We would like to evaluate the degrees of freedom on a given function in 
ffc. In order to do that with relative easy, it would be very handy if 
we could extend the current information about the dual bases in FIAT.

We were thinking that if we could represent functionals in terms of 
three attributes, 'points', 'components' and 'weights', then it would be 
very easy to generate code for the evaluation of these in ffc.

Some examples for the motivation for the choice of representation

   Example 1: L = Point evaluation at component k:

      weights = [1]
      components = [k]
      points = [p_0]

   Then given a function f, we want

      L(f) = 1*f[k](p_0)

   Example 2: L = Normal component at diagonal edge:

      weights = [1, 1]
      components = [0, 1]
      points  = [p]

   Then

      L(f) = [1, 1]*(f[0](p), f[1](p)) = 1*f[0](p) + 1*f[1](p)
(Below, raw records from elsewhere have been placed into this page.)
enum : int { MARCH_OPT_PRUNE = 1, MARCH_OPT_NO_NTEST = 2, MARCH_OPT_PRUNE_H24 = 4, MARCH_OPT_SCAN = 8 };
constexpr unsigned SCAN_BND_BYTES = 20u, SCAN_BND_ROW = WAVE * SCAN_BND_BYTES;
RT_HD inline size_t scan_bnd_off(unsigned ridx, int j, int L)
{
    return ((size_t) (ridx >> 6) * (size_t) (L - 1) + (size_t) (j - 1)) * SCAN_BND_ROW + (size_t) (ridx & 63u) * SCAN_BND_BYTES;
}
RT_HD inline size_t scan_bnd_bytes(unsigned long long n_rays, int L)
{
    return (size_t) ((n_rays + WAVE - 1) / WAVE) * (size_t) (L > 1 ? L - 1 : 0) * SCAN_BND_ROW;
}
__device__ __forceinline__ BlobGain march_blob_header(const BlobGain *hdr, int i, unsigned lds_base)
{
    BlobGain g = hdr[i];
    g.off_ix   = (int) ((unsigned) g.off_ix + lds_base);
    g.off_iy   = (int) ((unsigned) g.off_iy + lds_base);
    g.off_node = (int) ((unsigned) g.off_node + lds_base);
    return g;
}
template <bool LDS_TAB, bool BOUNDED, bool FUSED, int MODE = 0, int OPT = 0>
__device__ __forceinline__ void march_wave(const DevParams &P, unsigned char *lds_raw, const TileList done)
{
    const int lane        = lane_id();
    const int L           = P.L;
    const int S           = L * RT_N_SUB;
    const unsigned n_rays = P.ray_end;
    const bool backward   = MODE == 1 ? true : ((MODE == 2 || MODE == 3) ? false : P.method == 1);
    const bool use_emis   = MODE == 1 ? true : ((MODE == 2 || MODE == 4) ? false : P.use_emis != 0);
    const bool path_on    = MODE == 0 ? P.path_on != 0 : false;
    const unsigned CH     = P.chunk;
    constexpr int REFILL  = 8;

    const unsigned char *tab = LDS_TAB ? lds_raw : P.blob;
    const BlobGain *hdr = reinterpret_cast<const BlobGain *>(tab);
    const unsigned lds_base = LDS_TAB ? (unsigned) (size_t) (__attribute__((address_space(3))) unsigned char *) lds_raw : 0u;

    static_assert(RT_N_SUB == 3, "sub-segment ends are tabulated for three sub-segments");
    float zs0 = (P.dz0 * (0.0f + 1.0f) / RT_N_SUB), zs1 = (P.dz0 * (1.0f + 1.0f) / RT_N_SUB),
          zs2 = (P.dz0 * (2.0f + 1.0f) / RT_N_SUB);
    asm volatile("" : "+v"(zs0), "+v"(zs1), "+v"(zs2));

    unsigned chunk_next = 0, chunk_end = 0;
    unsigned fetched_end = 0, cur_slot = 0;
    unsigned cslot       = 0;
    bool more           = true;
    unsigned refill_at = (unsigned) REFILL;
    const unsigned n_launch_rays = n_rays - P.ray_begin;
    const unsigned n_chunks      = (n_launch_rays + CH - 1) / CH;
    unsigned shard = blockIdx.x & 7u, shards_seen_empty = 0;
    const unsigned n_main = n_chunks - (P.late_chunks < n_chunks ? P.late_chunks : 0u);
    const bool late_wave  = (unsigned) __builtin_amdgcn_readfirstlane((int) (threadIdx.x >> 6)) - P.late_first < P.late_waves;
    unsigned zone = 0;

    int st        = ST_IDLE;
    unsigned ridx = 0;
    int seg = 0, iz = 0, ii = 0;
    float z = 0.0f, z_stop = 0.0f;
    float z_lim = 0.0f;
    float px = 0, py = 0, pz = 0, sx = 0, sy = 0, sz = 1;
    float gacc = 0, eacc = 0;
    int cell_last = 0, sub = 0;
    unsigned char *recp = P.rec;
    unsigned lane12     = 0;
    BlobGain G    = march_blob_header(hdr, 1, lds_base);
    unsigned steps = 0;
    unsigned any_bits = 0;
    int c00 = 0;
    float f00 = 1, f10 = 1, f01 = 1, f11 = 1;
    double dnx0 = 0, dnx1 = 0, dny0 = 0, dny1 = 0;
    f64x2 ix0 = { 0.0, 1.0 }, iy0 = { 0.0, 1.0 };
    f32x4 ix1 = { 1.0f, 0.0f, 0.0f, 0.0f }, iy1 = { 1.0f, 0.0f, 0.0f, 0.0f };
    float g0 = 0, E0 = 0;
    float dzrem = 0, zc = 0, path = 0;
    float rx = 0, ry = 0, rz = 0, n = 0, n0 = 0, gxn = 0, gyn = 0, lim2 = 0, dzcap = 0, hsum = 0;
    unsigned tot_steps = 0, tot_esc = 0, tot_rays = 0, tot_skip = 0;
    unsigned spin = 0;
    MarchDiag diag;
    for (;;) {
        diag.mark(5);
        unsigned long long idle2      = __ballot(st <= ST_IDLE);
        const unsigned long long idle = idle2;
        int n_idle                    = (int) __popcll(idle);
        asm volatile("" : "+s"(n_idle));
        diag.iteration(st, lane, n_idle);
        if (!BOUNDED) {
            if (((++spin) & 0xfffu) == 0u && spin >= P.spin_limit) {
                spin = 0;
                if (st > ST_IDLE) {
                    sx = sy = sz = 0.0f;
                    st           = ST_ESC;
                }
            }
        }
        if ((unsigned) n_idle >= refill_at) {
            diag.mark(0);
            diag.retire_block(st, more);
            if (st < ST_IDLE) {
                const bool escaped = st == ST_DONE_ESC;
                unsigned fl        = F_VALID;
                if (escaped)
                    fl |= F_ESCAPED;
                if (use_emis && any_bits == 0u)
                    fl |= F_SKIP;
                RecMeta m;
                m.px          = px;
                m.py          = py;
                m.sx          = sx;
                m.sy          = sy;
                m.sz          = sz;
                m.flags_steps = fl | ((unsigned) sub << REC_NDONE_SHIFT) |
                                ((steps < 0xfffffu ? steps : 0xfffffu) << REC_STEPS_SHIFT);
                unsigned char *metap = recp + (int) REC_SLOT_ROW * (backward ? sub + 1 : S - sub) + lane12;
#ifndef RT_ABL_NOMETA
                *reinterpret_cast<RecMeta *>(metap) = m;
#else
                if (m.px == 1234.5f)
                    *reinterpret_cast<RecMeta *>(metap) = m;
#endif
                diag.ray_retired(ridx);
                tot_steps += steps;
                tot_esc += escaped ? 1u : 0u;
                tot_skip += (fl & F_SKIP) ? 1u : 0u;
                tot_rays++;
                st = ST_IDLE;
                if (FUSED) {
                    if (__hip_atomic_fetch_add(&done.rem[cslot], 0xffffffffu, __ATOMIC_RELAXED, __HIP_MEMORY_SCOPE_WAVEFRONT) == 1u) {
                        diag.publish_begin();
                        asm volatile("s_waitcnt vmcnt(0)" ::: "memory");
                        diag.publish_stores_landed();
                        tile_publish(done, ridx >> 6);
                        diag.publish_end();
                    }
                }
            }
            diag.mark(3);
            if (more) {
                diag.refill();
                const int rank = (int) __builtin_amdgcn_mbcnt_hi((unsigned) (idle >> 32),
                                                                 __builtin_amdgcn_mbcnt_lo((unsigned) idle, 0u));
                int need = n_idle, off = 0;
                bool got = false;
                while (need > 0) {
                    if (chunk_next == chunk_end && !(FUSED && chunk_next != fetched_end)) {
                        unsigned c = 0;
                        if (lane == 0)
                            c = atomicAdd(&P.ctl->next_tile[P.launch_id][shard][zone * 8u], 1u);
                        c = (unsigned) __builtin_amdgcn_readfirstlane((int) c) * 8u + shard + zone * n_main;
                        if (c >= (zone ? n_chunks : n_main)) {
                            if (++shards_seen_empty == 8) {
                                if (zone == 0u && late_wave && n_main < n_chunks) {
                                    zone              = 1u;
                                    shards_seen_empty = 0;
                                    continue;
                                }
                                more = false;
                                refill_at = 0u;
                                diag.counters_dry();
                                break;
                            }
                            shard = (shard + 1) & 7u;
                            continue;
                        }
                        chunk_next = P.ray_begin + c * CH;
                        chunk_end  = (n_rays - chunk_next < CH) ? n_rays : chunk_next + CH;
                        if (FUSED) {
                            fetched_end = chunk_end;
                            chunk_end   = chunk_next;
                        }
                    }
                    if (FUSED && chunk_next == chunk_end) {
                        const unsigned in_use    = lane < 32 ? __hip_atomic_load(&done.rem[lane], __ATOMIC_RELAXED, __HIP_MEMORY_SCOPE_WAVEFRONT) : 1u;
                        const unsigned slot_busy = ~(unsigned) __ballot(lane < 32 && in_use == 0u);
                        const int fs = __builtin_ffs((int) ~slot_busy) - 1;
                        if (fs < 0)
                            break;
                        chunk_end = fetched_end - chunk_next < (unsigned) WAVE ? fetched_end : chunk_next + (unsigned) WAVE;
                        cur_slot  = (unsigned) fs;
                        if (lane == 0)
                            __hip_atomic_store(&done.rem[fs], chunk_end - chunk_next, __ATOMIC_RELAXED, __HIP_MEMORY_SCOPE_WAVEFRONT);
                    }
                    int avail = (int) (chunk_end - chunk_next);
                    int take  = avail < need ? avail : need;
                    if (st == ST_IDLE && !got && rank >= off && rank < off + take) {
                        ridx = chunk_next + (unsigned) (rank - off);
                        got  = true;
                        if (FUSED)
                            cslot = cur_slot;
                    }
                    chunk_next += (unsigned) take;
                    need -= take;
                    off += take;
                }
                if (!BOUNDED && __ballot(got) != 0ull)
                    spin = 0;
                if (got) {
                    rt_ray ray;
                    float ta = 0, tb = 0;
                    load_ray(P.rays, ridx, ray, ta, tb, true);
                    px = ray.x;
                    py = ray.y;
                    pz = 0.0f;
                    sx = ta;
                    sy = tb;
                    sz = 1.0f;
                    if (backward) {
                        sx = -sx;
                        sy = -sy;
                        sz = -sz;
                    }
                    renormalise(sx, sy, sz);
                    const BlobGain G0 = march_blob_header(hdr, backward ? P.N - 1 : 1, lds_base);
                    const float dsum  = sx + sy + sz;
                    const bool wild   = ((px != px) | (py != py) | (dsum != dsum)) &
                                      !((px < G0.lo_x) | (px > G0.hi_x) | (py < G0.lo_y) | (py > G0.hi_y));
                    if (path_on) {
                        float *pp = P.path + (size_t) ridx * 3 * (size_t) (S + 1) + 3 * (size_t) (backward ? S : 0);
                        pp[0]     = px;
                        pp[1]     = py;
                    }
                    recp      = P.rec + rec_slot_off(ridx, backward ? S - 1 : 0, P.rec_stride);
                    lane12    = (ridx & 63u) * 12u;
                    seg       = 0;
                    iz        = 0;
                    ii        = backward ? P.N - 1 : 1;
                    G         = G0;
                    z         = 0.0f;
                    z_stop    = zs0;
                    z_lim     = 0.995f * zs0;
                    gacc      = 0.0f;
                    eacc      = 0.0f;
                    cell_last = 0;
                    steps     = 0;
                    sx        = wild ? 0.0f : sx;
                    sy        = wild ? 0.0f : sy;
                    sz        = wild ? 0.0f : sz;
                    any_bits  = P.no_skip;
                    sub       = 0;
                    st        = wild ? ST_ESC : ST_CELL;
                }
                idle2 = __ballot(st == ST_IDLE);
            }
        }
        if (idle2 == ~0ull) {
            if (!more)
                break;
        } else {

        diag.mark(0);
        const unsigned long long want_a = __ballot(st >= ST_CELL);
        int park_at = (int) P.park;
        if (!more || (int) P.park > 12 || REFILL > 8) {
            const int n_live = WAVE - (int) __popcll(idle2);
            const int fifth  = (n_live * 13 + 63) >> 6;
            park_at          = fifth < (int) P.park ? fifth : (int) P.park;
        }
        const bool do_a = (int) __popcll(want_a) >= park_at || (~(idle2 | want_a)) == 0ull;
        diag.blocks_run(do_a && want_a != 0ull, st == ST_XSETUP);
        if (do_a && st >= ST_CELL) {
            bool in_seg        = (st == ST_CELL) & (z < z_lim);
            if (!in_seg) {
#ifndef RT_ABL_NOSTORE
                *reinterpret_cast<RecSlot *>(recp) = RecSlot{ gacc, eacc, cell_last };
#endif
                recp += backward ? -(int) REC_SLOT_ROW : (int) REC_SLOT_ROW;
                any_bits |= (__float_as_uint(gacc) | __float_as_uint(eacc)) & 0x7fffffffu;
                if (path_on) {
                    float *pp = P.path + (size_t) ridx * 3 * (size_t) (S + 1);
                    for (int zz = iz; zz < (st == ST_ESC ? RT_N_SUB : iz + 1); zz++) {
                        const int idx = RT_N_SUB * (ii - 1) + (backward ? RT_N_SUB - zz - 1 : zz + 1);
                        pp[3 * idx]     = px;
                        pp[3 * idx + 1] = py;
                    }
                }
                gacc      = 0.0f;
                eacc      = 0.0f;
                cell_last = 0;
                sub++;
                const bool wrap = iz == RT_N_SUB - 1;
                const bool fin  = (st == ST_ESC) | (sub == S);
                iz              = wrap ? 0 : iz + 1;
                z               = wrap ? 0.0f : z;
                st              = fin ? ST_CELL + ST_DONE - st : ST_CELL;
                diag.finishing(st);
                if (wrap & !fin) {
                    if (OPT & MARCH_OPT_SCAN) {
                        unsigned char *bnd = reinterpret_cast<unsigned char *>(((unsigned long long) P.pad_march[1] << 32) | (unsigned long long) P.pad_march[0]);
                        float *q           = reinterpret_cast<float *>(bnd + scan_bnd_off(ridx, seg + 1, L));
                        q[0]               = px;
                        q[1]               = py;
                        q[2]               = sx;
                        q[3]               = sy;
                        q[4]               = sz;
                    }
                    seg++;
                    ii = backward ? P.N - seg - 1 : seg + 1;
                    G  = march_blob_header(hdr, ii, lds_base);
                }
                z_stop = iz == 0 ? zs0 : (iz == 1 ? zs1 : zs2);
                z_lim  = 0.995f * z_stop;
                in_seg = !fin & (z < z_lim);
            }
            diag.mark(1);
            if (in_seg) {
#include "rt_march_cell.inc"
            }
        }
        diag.mark(2);
        if (st == ST_XSETUP) {
#include "rt_march_xsetup.inc"
            lim2  = dzrem - zc;
            dzcap = P.c_cap * lim2;
            rx    = 0.0f;
            ry    = 0.0f;
            rz    = 0.0f;
            n     = n0;
            hsum  = 0.0f;
            st    = ST_STEP;
            diag.tick(1);
        }

        diag.mark(4);
        if (st == ST_STEP) {
            const float lim0 = 0.1f * ix1.x, lim1 = 0.1f * iy1.x;
            bool run;
            {
#include "rt_march_step.inc"
            }
            if (!run) {
                path += hsum;
                px += rx;
                py += ry;
                pz += rz;
                zc += fabsf(rz);
                const float ya = G.mirror_y != 0 ? fabsf(py) : py;
                if ((px > ix1.y) & (px < ix1.z) & (ya > iy1.y) & (ya < iy1.z) & ((double) zc < 0.999 * (double) dzrem)) {
                    st = ST_XSETUP;
                } else {
                    z += fabsf(pz);
                    gacc += g0 * path;
                    eacc += E0 * path;
                    cell_last = c00;
                    steps++;
                    diag.tick(2);
                    st = ST_CELL;
                }
            }
        }
        }
    }
    diag.wave_end(lane);
    {
        unsigned s = wave_sum_u32(tot_steps), e = wave_sum_u32(tot_esc);
        unsigned k = wave_sum_u32(tot_skip), r = wave_sum_u32(tot_rays);
        if (lane == 0) {
            atomicAdd(&P.ctl->cell_steps, (unsigned long long) s);
            atomicAdd(&P.ctl->n_escaped, (unsigned long long) e);
            atomicAdd(&P.ctl->n_skipped, (unsigned long long) k);
            atomicAdd(&P.ctl->n_rays, (unsigned long long) r);
        }
    }
}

   Example 3: L = Integral over interior of component k:

      weights, points = make_quadrature(...)
      components = [k]

      L(f) = [w_0, ... w_m] (f[k](p_0), .... ,f[k](p_m))
           = sum_j w_j f[k](p_j)


Maybe the finite elements/dual bases in FIAT could supply this 
information in addition to the 'entity_ids'?

I was thinking something along the lines of letting the Functional class 
have the additional attributes, and initializing these when constructing 
the dual bases.

If there are some attributes that don't apply (such as weights and 
component for scalar Lagrange elements), these could of course be left 
empty.

How does this sound?

--
Marie E. Rognes
Ph.D Fellow, 
Centre of Mathematics for Applications, 
University of Oslo
http://folk.uio.no/meg